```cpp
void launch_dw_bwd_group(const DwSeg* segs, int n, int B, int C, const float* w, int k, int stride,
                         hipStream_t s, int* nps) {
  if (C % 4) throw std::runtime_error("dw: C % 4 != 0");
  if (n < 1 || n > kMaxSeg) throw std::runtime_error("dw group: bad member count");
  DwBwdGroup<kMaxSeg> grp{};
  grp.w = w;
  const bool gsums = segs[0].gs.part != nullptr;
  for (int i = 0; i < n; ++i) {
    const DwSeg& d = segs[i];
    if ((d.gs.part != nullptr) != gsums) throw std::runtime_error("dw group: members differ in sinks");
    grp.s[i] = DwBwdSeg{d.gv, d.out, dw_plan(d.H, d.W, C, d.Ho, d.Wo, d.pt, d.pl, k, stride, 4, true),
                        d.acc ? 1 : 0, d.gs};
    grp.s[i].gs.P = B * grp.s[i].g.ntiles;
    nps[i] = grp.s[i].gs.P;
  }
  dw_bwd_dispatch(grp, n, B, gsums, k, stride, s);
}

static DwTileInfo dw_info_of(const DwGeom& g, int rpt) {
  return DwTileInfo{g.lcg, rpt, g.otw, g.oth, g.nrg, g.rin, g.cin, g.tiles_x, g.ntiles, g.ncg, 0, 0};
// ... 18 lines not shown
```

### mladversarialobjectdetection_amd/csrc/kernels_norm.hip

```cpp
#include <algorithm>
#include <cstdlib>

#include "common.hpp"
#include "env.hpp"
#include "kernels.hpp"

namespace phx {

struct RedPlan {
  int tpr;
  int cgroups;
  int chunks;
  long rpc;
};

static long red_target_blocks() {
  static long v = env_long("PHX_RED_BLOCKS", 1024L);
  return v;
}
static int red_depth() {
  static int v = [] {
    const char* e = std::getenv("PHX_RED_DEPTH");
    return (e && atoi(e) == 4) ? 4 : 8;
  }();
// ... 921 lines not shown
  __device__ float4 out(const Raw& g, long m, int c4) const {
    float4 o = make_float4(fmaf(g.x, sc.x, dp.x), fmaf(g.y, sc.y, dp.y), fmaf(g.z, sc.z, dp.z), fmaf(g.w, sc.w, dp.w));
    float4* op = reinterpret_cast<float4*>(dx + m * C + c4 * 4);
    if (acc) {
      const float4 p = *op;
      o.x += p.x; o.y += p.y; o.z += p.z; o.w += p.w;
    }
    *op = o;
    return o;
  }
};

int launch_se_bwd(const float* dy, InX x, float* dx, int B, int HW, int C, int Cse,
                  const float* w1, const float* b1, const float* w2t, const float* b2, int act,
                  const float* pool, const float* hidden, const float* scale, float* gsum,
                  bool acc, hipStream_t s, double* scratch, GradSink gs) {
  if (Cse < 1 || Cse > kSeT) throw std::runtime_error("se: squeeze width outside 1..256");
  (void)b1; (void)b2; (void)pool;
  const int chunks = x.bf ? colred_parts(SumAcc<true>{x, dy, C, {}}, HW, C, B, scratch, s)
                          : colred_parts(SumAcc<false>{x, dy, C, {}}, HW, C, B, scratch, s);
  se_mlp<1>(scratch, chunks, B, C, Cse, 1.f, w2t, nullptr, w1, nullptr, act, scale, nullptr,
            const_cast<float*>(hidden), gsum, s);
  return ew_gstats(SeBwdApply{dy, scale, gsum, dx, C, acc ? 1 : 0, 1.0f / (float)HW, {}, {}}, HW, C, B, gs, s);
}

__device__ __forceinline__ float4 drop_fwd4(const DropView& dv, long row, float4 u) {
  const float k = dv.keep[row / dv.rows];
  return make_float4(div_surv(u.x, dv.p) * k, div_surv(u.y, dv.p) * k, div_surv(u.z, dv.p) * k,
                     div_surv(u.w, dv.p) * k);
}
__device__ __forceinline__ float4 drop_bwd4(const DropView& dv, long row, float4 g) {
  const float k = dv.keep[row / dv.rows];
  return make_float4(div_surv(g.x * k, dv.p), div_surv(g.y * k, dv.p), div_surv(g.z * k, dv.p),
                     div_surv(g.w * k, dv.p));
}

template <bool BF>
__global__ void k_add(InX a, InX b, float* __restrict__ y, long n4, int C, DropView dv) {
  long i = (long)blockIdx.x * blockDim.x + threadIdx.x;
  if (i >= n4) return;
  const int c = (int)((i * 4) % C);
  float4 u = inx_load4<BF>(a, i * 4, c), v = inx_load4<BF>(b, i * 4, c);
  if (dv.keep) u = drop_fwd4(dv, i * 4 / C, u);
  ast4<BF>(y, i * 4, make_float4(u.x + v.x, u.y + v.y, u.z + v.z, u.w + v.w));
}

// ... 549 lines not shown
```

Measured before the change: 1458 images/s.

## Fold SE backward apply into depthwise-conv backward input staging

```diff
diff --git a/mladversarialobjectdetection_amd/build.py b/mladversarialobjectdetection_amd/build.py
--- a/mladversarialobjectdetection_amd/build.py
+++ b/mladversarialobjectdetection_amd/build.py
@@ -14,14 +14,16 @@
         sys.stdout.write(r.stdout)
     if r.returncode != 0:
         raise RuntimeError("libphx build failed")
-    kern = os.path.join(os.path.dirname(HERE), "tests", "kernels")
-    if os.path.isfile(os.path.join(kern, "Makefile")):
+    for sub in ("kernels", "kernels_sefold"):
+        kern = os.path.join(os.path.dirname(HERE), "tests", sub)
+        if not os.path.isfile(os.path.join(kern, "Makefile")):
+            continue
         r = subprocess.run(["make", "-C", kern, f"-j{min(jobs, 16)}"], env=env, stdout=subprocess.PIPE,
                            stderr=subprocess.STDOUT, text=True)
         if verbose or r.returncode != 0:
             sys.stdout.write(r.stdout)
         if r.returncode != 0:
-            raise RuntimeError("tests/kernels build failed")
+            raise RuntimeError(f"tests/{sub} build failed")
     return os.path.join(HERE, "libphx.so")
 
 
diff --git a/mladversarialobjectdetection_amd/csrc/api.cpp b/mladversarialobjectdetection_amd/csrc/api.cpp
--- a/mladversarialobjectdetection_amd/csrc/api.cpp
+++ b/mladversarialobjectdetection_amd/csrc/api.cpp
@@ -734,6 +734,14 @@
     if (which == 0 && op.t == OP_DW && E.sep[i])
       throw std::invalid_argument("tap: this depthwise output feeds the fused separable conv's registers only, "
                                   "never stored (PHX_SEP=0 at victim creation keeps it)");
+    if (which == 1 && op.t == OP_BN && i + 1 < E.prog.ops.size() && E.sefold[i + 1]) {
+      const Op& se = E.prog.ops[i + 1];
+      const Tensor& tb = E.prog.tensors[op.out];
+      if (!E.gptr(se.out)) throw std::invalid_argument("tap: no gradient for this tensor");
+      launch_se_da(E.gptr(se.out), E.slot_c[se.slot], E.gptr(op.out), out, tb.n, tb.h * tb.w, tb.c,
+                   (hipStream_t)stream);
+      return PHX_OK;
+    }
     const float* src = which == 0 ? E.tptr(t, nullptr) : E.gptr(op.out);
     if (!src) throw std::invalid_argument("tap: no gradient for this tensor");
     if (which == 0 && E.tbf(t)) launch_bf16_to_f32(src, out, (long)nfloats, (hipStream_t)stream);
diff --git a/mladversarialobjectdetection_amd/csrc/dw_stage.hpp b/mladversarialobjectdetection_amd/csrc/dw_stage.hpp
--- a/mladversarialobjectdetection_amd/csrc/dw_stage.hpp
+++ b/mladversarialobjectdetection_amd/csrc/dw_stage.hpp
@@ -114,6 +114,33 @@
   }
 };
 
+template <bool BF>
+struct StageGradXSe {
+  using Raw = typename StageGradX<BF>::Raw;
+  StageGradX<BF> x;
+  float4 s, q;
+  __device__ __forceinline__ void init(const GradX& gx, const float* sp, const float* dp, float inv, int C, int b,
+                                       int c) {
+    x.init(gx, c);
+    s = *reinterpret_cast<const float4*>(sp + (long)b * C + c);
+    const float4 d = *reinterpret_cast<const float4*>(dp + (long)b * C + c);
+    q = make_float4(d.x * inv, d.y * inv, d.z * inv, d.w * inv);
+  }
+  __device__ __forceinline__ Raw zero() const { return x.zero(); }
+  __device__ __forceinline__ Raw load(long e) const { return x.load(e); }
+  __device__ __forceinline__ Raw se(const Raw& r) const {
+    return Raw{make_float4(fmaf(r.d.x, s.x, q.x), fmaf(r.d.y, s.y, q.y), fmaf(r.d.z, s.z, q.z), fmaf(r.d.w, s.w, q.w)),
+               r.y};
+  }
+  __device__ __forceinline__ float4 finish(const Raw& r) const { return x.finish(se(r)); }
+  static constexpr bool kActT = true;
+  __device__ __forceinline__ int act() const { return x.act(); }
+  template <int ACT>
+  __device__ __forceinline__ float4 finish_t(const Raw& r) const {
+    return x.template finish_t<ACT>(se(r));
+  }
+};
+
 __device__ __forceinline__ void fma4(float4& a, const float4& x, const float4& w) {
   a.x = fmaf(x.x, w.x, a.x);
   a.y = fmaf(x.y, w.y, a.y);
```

##############################

What this task involves – Every line of the listing that includes the word "write" forms the answer.

Response –
         sys.stdout.write(r.stdout)
             sys.stdout.write(r.stdout)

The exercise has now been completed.